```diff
@@ -349,6 +350,12 @@
   p.B = k.B; p.h = k.h; p.w = k.w;
   if (pl->ek == EK_F16R) {
     p.in = nchw ? static_cast<const void*>(nchw) : pl->cond_ptr(); p.wpack = h->L[2].wpack2[WIMG_SPLIT].p; p.bias = h->zero_bias.as<float>();
+    if (pl->cq) {
+      p.out = pl->ccond.p; p.out_scale = pl->ccond_scale.as<float>();
+      DD_TRY(launch_conv(h, nchw ? CONV3C_NCHW : KID_CONV3C, EK_F16S, p, s));
+      h->cond_quant_launches++;
+      return DD_OK;
+    }
     p.out = pl->ccond_raw.p;
     DD_TRY(launch_conv(h, nchw ? CONV3C_NCHW : KID_CONV3C, EK_F16S, p, s));
     DD_HIP(launch_cadd_reformat(pl->ccond_raw.as<float>(), pl->ccond.p, pl->ccond_scale.as<float>(), k.B, k.h, k.w, plan_big_tiles(h, k) ? 1 : 0, pl->wide ? 2 : 1, s));
diff --git a/diffusiondepth_amd/csrc/dd_igemm2.hip b/diffusiondepth_amd/csrc/dd_igemm2.hip
--- a/diffusiondepth_amd/csrc/dd_igemm2.hip
+++ b/diffusiondepth_amd/csrc/dd_igemm2.hip
@@ -93,22 +93,27 @@
 
   const unsigned lds_base = DD_LDS_BASE(smem);
   constexpr int W_KIB = C::W_BYTES / 1024;
-  constexpr int NWPIECE = (W_KIB + C::WAVES - 1) / C::WAVES;
-  constexpr bool W_EVEN = W_KIB % C::WAVES == 0 && NWPIECE <= 4;
+  constexpr int W_RUN = W_KIB / C::WAVES, W_REM = W_KIB % C::WAVES;
   const dd_bufw_t w_d = dd_make_bufw(reinterpret_cast<const char*>(p.wpack) + (size_t)nsplit * C::NSTAGE * (size_t)C::W_BYTES, (unsigned long long)C::SPW * C::NSTAGE * C::W_BYTES);
   const unsigned lane16 = lane * 16;
   auto issue_weights = [&](int s) {
     const int si = flip ? (s < C::NSTAGE ? s + C::NSTAGE : s - C::NSTAGE) : s;
     const unsigned src = (unsigned)si * C::W_BYTES;
     const unsigned dst = lds_base + C::W_OFF + (s & (C::NWB - 1)) * C::W_BYTES;
-    if constexpr (W_EVEN) {
-      const unsigned first = wave * (NWPIECE * 1024);
-      dd_buf_lds_dma16<NWPIECE>(smem, w_d, lane16, __builtin_amdgcn_readfirstlane(src + first), __builtin_amdgcn_readfirstlane(dst + first));
-    } else {
-#pragma unroll
-      for (int c = 0; c < NWPIECE; ++c) {
-        const int kc = c * C::WAVES + wave;
-        if (kc < W_KIB) dd_buf_lds_dma16<1>(smem, w_d, lane16, __builtin_amdgcn_readfirstlane(src + kc * 1024), __builtin_amdgcn_readfirstlane(dst + kc * 1024));
+    if constexpr (W_RUN > 0) {
+      const unsigned first = wave * (W_RUN * 1024);
+      const unsigned src0 = __builtin_amdgcn_readfirstlane(src + first), dst0 = __builtin_amdgcn_readfirstlane(dst + first);
+#pragma unroll
+      for (int c = 0; c < W_RUN; c += 4) {
+        constexpr int LEFT = W_RUN % 4;
+        if (c + 4 <= W_RUN) dd_buf_lds_dma16<4>(smem, w_d, lane16, src0 + c * 1024, dst0 + c * 1024);
+        else dd_buf_lds_dma16<LEFT ? LEFT : 4>(smem, w_d, lane16, src0 + c * 1024, dst0 + c * 1024);
+      }
+    }
+    if constexpr (W_REM > 0) {
+      if (wave < W_REM) {
+        const unsigned rest = (C::WAVES * W_RUN + wave) * 1024;
+        dd_buf_lds_dma16<1>(smem, w_d, lane16, __builtin_amdgcn_readfirstlane(src + rest), __builtin_amdgcn_readfirstlane(dst + rest));
       }
     }
   };
@@ -702,6 +707,36 @@
       }
       continue;
     }
+    if constexpr (C::LAYER == KID_CONV3C && C::SPLIT) {
+      static_assert(C::WAVES == 4 && C::WN == 2 && C::WM == 2 && !C::CADD16, "the block order of the loop's 8x32-tile conv3 (ConvParams::cadd_scale)");
+      if (p.out_scale != nullptr) {
+        auto nmax = [](float a, float b) { return (b > a || b != b) ? b : a; };
+#pragma unroll
+        for (int n = 0; n < C::WN; ++n) {
+          float4 v4[4];
+#pragma unroll
+          for (int q = 0; q < 4; ++q) {
+            float v[4];
+            value_of(n, q, v);
+            v4[q] = make_float4(v[0], v[1], v[2], v[3]);
+          }
+          float mx = nmax(nmax(fabsf(v4[0].x), fabsf(v4[0].y)), nmax(fabsf(v4[0].z), fabsf(v4[0].w)));
+#pragma unroll
+          for (int q = 1; q < 4; ++q) mx = nmax(mx, nmax(nmax(fabsf(v4[q].x), fabsf(v4[q].y)), nmax(fabsf(v4[q].z), fabsf(v4[q].w))));
+#pragma unroll
+          for (int off = 32; off >= 1; off >>= 1) mx = nmax(mx, __shfl_xor(mx, off, 64));
+          const float inv = mx > 0.f ? 1.f / mx : 0.f;
+          const size_t blk = (((size_t)e_tile * C::WAVES + wave) * C::WN + n) * C::WM + m;
+          if (lane == 0) p.out_scale[blk] = mx * (1.f / Q15_ONE);
+#pragma unroll
+          for (int q = 0; q < 4; ++q) {
+            const float4 v = v4[q];
+            reinterpret_cast<uint2*>(p.out)[blk * 256 + q * 64 + lane] = make_uint2(DD_CVT_PKNORM_I16(v.x * inv, v.y * inv), DD_CVT_PKNORM_I16(v.z * inv, v.w * inv));
+          }
+        }
+        continue;
+      }
+    }
 #pragma unroll
     for (int n = 0; n < C::WN; ++n) {
       uint2 pk[4];
```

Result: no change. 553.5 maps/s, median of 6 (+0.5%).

============

Each entry must be output exactly as it was written.

```diff
@@ -349,6 +350,12 @@
   p.B = k.B; p.h = k.h; p.w = k.w;
   if (pl->ek == EK_F16R) {
     p.in = nchw ? static_cast<const void*>(nchw) : pl->cond_ptr(); p.wpack = h->L[2].wpack2[WIMG_SPLIT].p; p.bias = h->zero_bias.as<float>();
+    if (pl->cq) {
+      p.out = pl->ccond.p; p.out_scale = pl->ccond_scale.as<float>();
+      DD_TRY(launch_conv(h, nchw ? CONV3C_NCHW : KID_CONV3C, EK_F16S, p, s));
+      h->cond_quant_launches++;
+      return DD_OK;
+    }
     p.out = pl->ccond_raw.p;
     DD_TRY(launch_conv(h, nchw ? CONV3C_NCHW : KID_CONV3C, EK_F16S, p, s));
     DD_HIP(launch_cadd_reformat(pl->ccond_raw.as<float>(), pl->ccond.p, pl->ccond_scale.as<float>(), k.B, k.h, k.w, plan_big_tiles(h, k) ? 1 : 0, pl->wide ? 2 : 1, s));
diff --git a/diffusiondepth_amd/csrc/dd_igemm2.hip b/diffusiondepth_amd/csrc/dd_igemm2.hip
--- a/diffusiondepth_amd/csrc/dd_igemm2.hip
+++ b/diffusiondepth_amd/csrc/dd_igemm2.hip
@@ -93,22 +93,27 @@
 
   const unsigned lds_base = DD_LDS_BASE(smem);
   constexpr int W_KIB = C::W_BYTES / 1024;
-  constexpr int NWPIECE = (W_KIB + C::WAVES - 1) / C::WAVES;
-  constexpr bool W_EVEN = W_KIB % C::WAVES == 0 && NWPIECE <= 4;
+  constexpr int W_RUN = W_KIB / C::WAVES, W_REM = W_KIB % C::WAVES;
   const dd_bufw_t w_d = dd_make_bufw(reinterpret_cast<const char*>(p.wpack) + (size_t)nsplit * C::NSTAGE * (size_t)C::W_BYTES, (unsigned long long)C::SPW * C::NSTAGE * C::W_BYTES);
   const unsigned lane16 = lane * 16;
   auto issue_weights = [&](int s) {
     const int si = flip ? (s < C::NSTAGE ? s + C::NSTAGE : s - C::NSTAGE) : s;
     const unsigned src = (unsigned)si * C::W_BYTES;
     const unsigned dst = lds_base + C::W_OFF + (s & (C::NWB - 1)) * C::W_BYTES;
-    if constexpr (W_EVEN) {
-      const unsigned first = wave * (NWPIECE * 1024);
-      dd_buf_lds_dma16<NWPIECE>(smem, w_d, lane16, __builtin_amdgcn_readfirstlane(src + first), __builtin_amdgcn_readfirstlane(dst + first));
-    } else {
-#pragma unroll
-      for (int c = 0; c < NWPIECE; ++c) {
-        const int kc = c * C::WAVES + wave;
-        if (kc < W_KIB) dd_buf_lds_dma16<1>(smem, w_d, lane16, __builtin_amdgcn_readfirstlane(src + kc * 1024), __builtin_amdgcn_readfirstlane(dst + kc * 1024));
+    if constexpr (W_RUN > 0) {
+      const unsigned first = wave * (W_RUN * 1024);
+      const unsigned src0 = __builtin_amdgcn_readfirstlane(src + first), dst0 = __builtin_amdgcn_readfirstlane(dst + first);
+#pragma unroll
+      for (int c = 0; c < W_RUN; c += 4) {
+        constexpr int LEFT = W_RUN % 4;
+        if (c + 4 <= W_RUN) dd_buf_lds_dma16<4>(smem, w_d, lane16, src0 + c * 1024, dst0 + c * 1024);
+        else dd_buf_lds_dma16<LEFT ? LEFT : 4>(smem, w_d, lane16, src0 + c * 1024, dst0 + c * 1024);
+      }
+    }
+    if constexpr (W_REM > 0) {
+      if (wave < W_REM) {
+        const unsigned rest = (C::WAVES * W_RUN + wave) * 1024;
+        dd_buf_lds_dma16<1>(smem, w_d, lane16, __builtin_amdgcn_readfirstlane(src + rest), __builtin_amdgcn_readfirstlane(dst + rest));
       }
     }
   };
@@ -702,6 +707,36 @@
       }
       continue;
     }
+    if constexpr (C::LAYER == KID_CONV3C && C::SPLIT) {
+      static_assert(C::WAVES == 4 && C::WN == 2 && C::WM == 2 && !C::CADD16, "the block order of the loop's 8x32-tile conv3 (ConvParams::cadd_scale)");
+      if (p.out_scale != nullptr) {
+        auto nmax = [](float a, float b) { return (b > a || b != b) ? b : a; };
+#pragma unroll
+        for (int n = 0; n < C::WN; ++n) {
+          float4 v4[4];
+#pragma unroll
+          for (int q = 0; q < 4; ++q) {
+            float v[4];
+            value_of(n, q, v);
+            v4[q] = make_float4(v[0], v[1], v[2], v[3]);
+          }
+          float mx = nmax(nmax(fabsf(v4[0].x), fabsf(v4[0].y)), nmax(fabsf(v4[0].z), fabsf(v4[0].w)));
+#pragma unroll
+          for (int q = 1; q < 4; ++q) mx = nmax(mx, nmax(nmax(fabsf(v4[q].x), fabsf(v4[q].y)), nmax(fabsf(v4[q].z), fabsf(v4[q].w))));
+#pragma unroll
+          for (int off = 32; off >= 1; off >>= 1) mx = nmax(mx, __shfl_xor(mx, off, 64));
+          const float inv = mx > 0.f ? 1.f / mx : 0.f;
+          const size_t blk = (((size_t)e_tile * C::WAVES + wave) * C::WN + n) * C::WM + m;
+          if (lane == 0) p.out_scale[blk] = mx * (1.f / Q15_ONE);
+#pragma unroll
+          for (int q = 0; q < 4; ++q) {
+            const float4 v = v4[q];
+            reinterpret_cast<uint2*>(p.out)[blk * 256 + q * 64 + lane] = make_uint2(DD_CVT_PKNORM_I16(v.x * inv, v.y * inv), DD_CVT_PKNORM_I16(v.z * inv, v.w * inv));
+          }
+        }
+        continue;
+      }
+    }
 #pragma unroll
     for (int n = 0; n < C::WN; ++n) {
       uint2 pk[4];
```

Result: no change. 553.5 maps/s, median of 6 (+0.5%).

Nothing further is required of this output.